The 1890s are a whole different ballgame, of course. I've had Griffith, Jennings, and Van Haltren on my ballot forever, with Duffy and Ryan close. I have not supported Beckley or Childs myself. Since the electorate has (partly by an accident of the election cycle) underrated the players of the 1890s era, and I think it's important for us to elect another 2-4 players from that era to get it right, I'd rather have Beckley and Childs than nobody. Given that five of these players are among the top 10 returning candidates, there's a lot of support out there for this group, just not quite enough to get them over the top, perhaps because there are seven of them, and they all have this or that gap in the resume that has caused them to be buried by just enough voters to keep them from election.
   48. Mark Shirk (jsch) Posted: February 25, 2005 at 02:56 PM (#1165192)
I believe that we should take Chris' advice and all vote for Jennings in 1946. Turkey who? Mule what? Who are these guys?
   49. Cblau Posted: February 25, 2005 at 08:00 PM (#1166011)
Re: underrating of 1890s players. I'm not so sure. There's a discussion on SABR-L now about whether some eras have better pitching than others. Upon reflection, it seems to me that the mid-1890s was very likely an era of weak pitching. Not just because of high scoring, but because the rules changes and economic conditions led to the early termination of some pitchers' careers, and others couldn't adapt to the new rules. Thus, until there was an influx of new pitchers who had adapted, in the late-1890s, pitching was weak. Therefore, when evaluating the hitters of that time, a larger than normal deflator should be used.
   50. sunnyday2 Posted: February 25, 2005 at 08:47 PM (#1166159)
First, I am happy that my hypothesis has been confirmed false for now.

Second, Chris' distinction between 1890s and pre-1890s players is exactly appropriate. The 1890s players are now a familiar part of baseball lore, though I must admit it is therefore surprising that we seem to have a shortage thereof in the HoM. But who doesn't have a mental image of the Billy Hamiltons and Hugh Duffys and Ed Delahantys and Clark Griffiths.

Meanwhile, our mental imagery of the 1860s-'70- and '80s players is quite different once you get past the obvious King Kellys. I mean, who even has a mental image of Jim O'Rourke? I have a statistical image but not a mental image. And so anybody who cannot be elected strictly by the numbers cannot get elected (I say this in reference to the bizzaro HoF discussion elsewhere).

Add to that the difficulty of creating a clear statistical legacy in 50-75-100 game seasons.

Again, Chris' basic observation goes against intuition--i.e. we should have too few from the '80s and too many from the '90s. Except that I would say we still do have too few from the '80s. If, as we get into electing 3 a year, if we don't elect any more from the '70s and '80s, that is, there will be too few.

Think of it this way. Our timeline today (you and me in real time) goes to 2005 and no further, or about 2010 in election time. But in the real/not real world, the voting will continue after 2010, after you and I are gone.
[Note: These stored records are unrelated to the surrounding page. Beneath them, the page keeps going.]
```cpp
static inline EffiForm effi_pick_x3_pair(int nt, int h, int w, bool sr, const EffiFormOpts& o) {
    const int mr = effi_pick_x3_rows(nt, h, w, 2, o);
    if (mr == 4 && w >= 512) return EffiForm{4, 64, 4, 1, 1};
    if (sr && o.sr_waves == 8 && mr <= 2) return EffiForm{mr, 16, 8, 1, 0};
    return EffiForm{mr, 16, 4, 1, 0};
}

static inline EffiForm effi_pick_generic(int ks, int h, int w, long n_img) {
    if (w & 3) return EffiForm{0, 16, 4, 1, 0};
    const long cols = effi_cdiv(w, 16);
    const long t4 = cols * effi_cdiv(h, 16) * n_img, t2 = cols * effi_cdiv(h, 8) * n_img;
    int mr;
    if (t4 >= 512 || (ks == 1 && t4 >= 256)) mr = 4;
    else if (t2 >= 512 || ks == 1) mr = 2;
    else mr = 1;
    return EffiForm{mr, 16, 4, 1, 0};
}

static inline EffiForm effi_pick_planes(int h, int w, long planes, int max_rows) {
    const long cols = effi_cdiv(w, 16);
    if (max_rows >= 4 && cols * effi_cdiv(h, 16) * planes >= 512) return EffiForm{4, 16, 4, 1, 0};
    if (cols * effi_cdiv(h, 8) * planes >= 512) return EffiForm{2, 16, 4, 1, 0};
    return EffiForm{1, 16, 4, 1, 0};
}

static inline EffiForm effi_pick_s2_x3(int h, int w, int ngroups, long planes) {
    const int cols = effi_cdiv(w, 16);
    return EffiForm{(long)cols * effi_cdiv(h, 8) * ngroups * planes >= 400 ? 2 : 1, 16, 4, 1, 0};
}

static inline EffiForm effi_pick_roll(int noct, int nt, int cout, int h, int w, int D, long mult, const EffiFormOpts& o) {
    const int cols = effi_cdiv(w, 16);
    const bool rp = nt == 1 && cout <= 8 && o.roll_rp != 0;
    int mr = 2, zt = D;
    double best = 1e30;
    for (int m = 2; m <= 4; m += 2) {
        const int occ = rp ? (noct == 1 ? 3 : 2) : (noct == 1 && nt == 1) ? (m == 2 ? 3 : 2) : (noct == 1 ? 2 : (nt == 1 && m == 2 ? 2 : 1));
        const long tiles_m = (long)cols * effi_cdiv(h, 4 * m), slots = 256L * occ;
        for (int nz = 1; nz <= D; ++nz) {
            const int z = effi_cdiv(D, nz);
            const long wgs = tiles_m * effi_cdiv(D, z) * mult;
            const double cost = (double)effi_cdiv(wgs, slots) * (z + 3) * (m == 4 ? 1.3 : 1.0);
            if (cost < best - 1e-9) { best = cost; mr = m; zt = z; }
        }
    }
    if (o.roll_mr != EFFI_OPT_UNSET) mr = (int)o.roll_mr;
    if (o.roll_zt != EFFI_OPT_UNSET) zt = (int)o.roll_zt;
    return EffiForm{mr, 16, 4, zt, rp ? 1 : 0};
}

static inline EffiForm effi_pick_deconv_x3(int cout, int h, int w, int D, long n_smp, const EffiFormOpts& o) {
    const int tiles_x = effi_cdiv(w, 16);
    const bool al = (w & 3) == 0, half = cout <= 8;
    const int occ1 = half ? ((n_smp > 1 && !al) ? 4 : 5) : 3, occ2 = half ? 3 : 2;
    const long wg1 = (long)tiles_x * effi_cdiv(h, 4) * D * n_smp, wg2 = (long)tiles_x * effi_cdiv(h, 8) * D * n_smp;
    bool mr2 = effi_cdiv(wg2, 256L * occ2) * 4 < effi_cdiv(wg1, 256L * occ1) * 3;
    if (o.deconv_mr != EFFI_OPT_UNSET) mr2 = o.deconv_mr == 2;
    return EffiForm{mr2 ? 2 : 1, 16, 4, 1, 0};
}

static inline EffiForm effi_pick_c3_planes(int h, int w, int D, long ncall) {
    const long tiles = (long)effi_cdiv(w, EFFI_C3_TX) * effi_cdiv(h, EFFI_C3_TY);
    return EffiForm{1, EFFI_C3_TX, 4, tiles * effi_cdiv(D, 8) * ncall >= 512 ? 8 : 4, 0};
}

static inline bool effi_c1to8_fits32(int D, int h, int w) { return (long)D * h * w < (1L << 29); }
static inline bool effi_c8to1_fits32(int D, int h, int w) { return 8L * D * h * w < (1L << 29); }

constexpr int effi_c3_zbig(int sz, int sxy) { return (sxy == 1 || sz == 1) ? 4 : 2; }
static inline int effi_pick_c3_zpt(int sz, int sxy, int ho, int wo, int Do, int cout_tiles, long ncall) {
    const int zbig = effi_c3_zbig(sz, sxy);
    const long blocks = (long)effi_cdiv(wo, EFFI_C3_TX) * effi_cdiv(ho, EFFI_C3_TY) * effi_cdiv(Do, zbig) * cout_tiles * ncall;
    return blocks >= 384 ? zbig : 1;
}
constexpr int EFFI_LF_C3_ZPT = 12;

static inline EffiForm effi_pick_deconv_k3(int cout, int h, int w, int D, long n_smp) {
    const int tiles = effi_cdiv(w, EFFI_C3_TX) * effi_cdiv(h, EFFI_C3_TY);
    return EffiForm{1, EFFI_C3_TX, 4, (long)tiles * D * (cout / 8) * n_smp >= 512 ? 8 : 4, 0};
}

struct EffiWarpOpts {
    long warp_lds_kb, dyn_form, dyn_setup_exact, dyn_win;
};
static inline EffiWarpOpts effi_warp_opts() {
    return EffiWarpOpts{effi_option(EFFI_OPT_WARP_LDS_KB), effi_option(EFFI_OPT_DYN_FORM), effi_option(EFFI_OPT_DYN_SETUP_EXACT),
                        effi_option(EFFI_OPT_DYN_WIN)};
}

constexpr int EFFI_WIN_MAXPX = 576;

static inline int effi_warp_lds_px(const EffiWarpOpts& o) {
    if (o.warp_lds_kb == EFFI_OPT_UNSET) return EFFI_WIN_MAXPX;
    if (o.warp_lds_kb < 0) return -1;
    const long px = o.warp_lds_kb * 1024 / 128;
    return px < EFFI_WIN_MAXPX ? (int)px : EFFI_WIN_MAXPX;
}

enum EffiViewsKernel { EFFI_VIEWS_GATHER, EFFI_VIEWS_WINDOW, EFFI_VIEWS_MM };
struct EffiViewsForm {
    EffiViewsKernel kernel;
    int lds_px;
};
static inline EffiViewsForm effi_pick_views(bool x3, int C, long dps, int D, int h, int w, const EffiWarpOpts& o) {
    const bool shared = C == 32 && dps == 0 && D <= 256;
    if (x3 && shared && h < 32000 && w < 32000) return EffiViewsForm{EFFI_VIEWS_MM, 0};
    const int lds_px = effi_warp_lds_px(o);
    if (shared && lds_px >= 0) return EffiViewsForm{EFFI_VIEWS_WINDOW, lds_px};
    return EffiViewsForm{EFFI_VIEWS_GATHER, 0};
}

enum EffiDynKernel { EFFI_DYN_EXACT, EFFI_DYN_SPLIT, EFFI_DYN_HYP, EFFI_DYN_WINDOW };
struct EffiDynForm {
    EffiDynKernel kernel;
    int lds_px;
};
// ... 7 lines not shown
```

effi_mvs_plus_amd/csrc/vol_host_check.cpp:

```cpp
#include "host_check_record.hpp"
#include "conv3d.hip"
#include "volume_ops.hip"

static void show_one(const EffiPtrList& l) {
    for (int i = 0; i <= EFFI_MAX_VIEWS; ++i) ptr(L("p%d", i).c_str(), l.p[i]);
    FP(l, tbl);
}
static void show_one(const EffiOutList& l) {
    for (int i = 0; i <= EFFI_MAX_VIEWS; ++i) ptr(L("p%d", i).c_str(), l.p[i]);
}
#define FA(s, f, n) do { for (int i_ = 0; i_ < (n); ++i_) if ((s).f[i_] != 0) put(" " #f "%d=%ld", i_, (long)(s).f[i_]); } while (0)
#define FPA(s, f, n) do { for (int i_ = 0; i_ < (n); ++i_) ptr(L(#f "%d", i_).c_str(), (s).f[i_]); } while (0)
namespace {
void show_one(const SrcSet& s) { FPA(s, p, EFFI_MAX_SRC); FA(s, ch, EFFI_MAX_SRC); }
void show_one(const C3Batch& b) { FA(b, src, EFFI_MAX_SRC); FI(b, skip), FI(b, out); }
void show_one(const Conv3dCall& c) { show_one(c.src); FP(c, wgt), FP(c, bias), FP(c, skip), FP(c, out); }
void show_one(const C1Call& c) { FP(c, in), FP(c, wgt), FP(c, bias), FP(c, out); }
void show_one(const C8Call& c) { FP(c, in), FP(c, wgt), FP(c, bias), FP(c, out); }
void show_one(const Deconv3dCall& c) { FP(c, in), FP(c, wgt), FP(c, bias), FP(c, skip), FP(c, out); }
void show_one(const SoftmaxBatch& b) {
    FI(b, logits), FI(b, depth), FI(b, out_depth), FI(b, out_conf), FI(b, range), FI(b, out_dinv), FI(b, out_conf_up);
}
void show_one(const GetcostConvArgs& g) {
    FP(g, inv_depth), FP(g, disp_range), FI(g, n_range), FI(g, input_is_depth), FP(g, interval);
    FP(g, cur_vol), FI(g, cds), FI(g, cps), FI(g, Dcur), FP(g, reg_vol), FI(g, rds), FI(g, rps), FI(g, Dreg);
    FP(g, dmin), FP(g, dmax), FI(g, range_ps), FI(g, hw), FP(g, weight), FP(g, bias), FI(g, cout), FI(g, relu), FP(g, out);
    FP(g, out_sr), FP(g, out7_sr), FI(g, w), FI(g, sr_hp), FI(g, sr_wp), FI(g, off32);
}
void show_one(const SplitStages& a) {
    FPA(a, ctx, 4); FPA(a, hidden, 4); FPA(a, inp, 4); FA(a, nh, 4); FA(a, n, 4); FA(a, first, 5); FI(a, vec4);
}
void show_one(const SrMaps& a) { FPA(a, base, 4); FA(a, planes, 4); FA(a, h, 4); FA(a, w, 4); FA(a, hp, 4); FA(a, wp, 4); FA(a, first, 5); }
void show_one(const SplitStagesSr& a) {
    FPA(a, ctx, 4); FPA(a, hidden, 4); FPA(a, inp, 4); FPA(a, hidden_sr, 4);
    FA(a, hd, 4); FA(a, cd, 4); FA(a, h, 4); FA(a, w, 4); FA(a, hp, 4); FA(a, wp, 4); FA(a, q4, 4); FA(a, first, 5);
    FPA(a, clear_base, 4); FA(a, clear_planes, 4); FA(a, nsplit, 4);
}
}
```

If between 2010 and 2040 our kids and grandkids fail to elect any more players pre-1893 the HoM will become unbalanced over time because we are electing more and more players per year.

Now I know that the number of electees per year was set up that way to mirror the number of teams, but let's be honest. The number of teams has nothing to do with the number of players out at the far right end of the bell curve of baseball talent. I mean, that is exactly the point of those who say that so-and-so (Norm Cash?) should be discounted for "flukey" achievements that occur just after expansion. So we could double the size of the MLs today, and elect twice as many players from exactly the same talent base. And we would get really out of balance really fast.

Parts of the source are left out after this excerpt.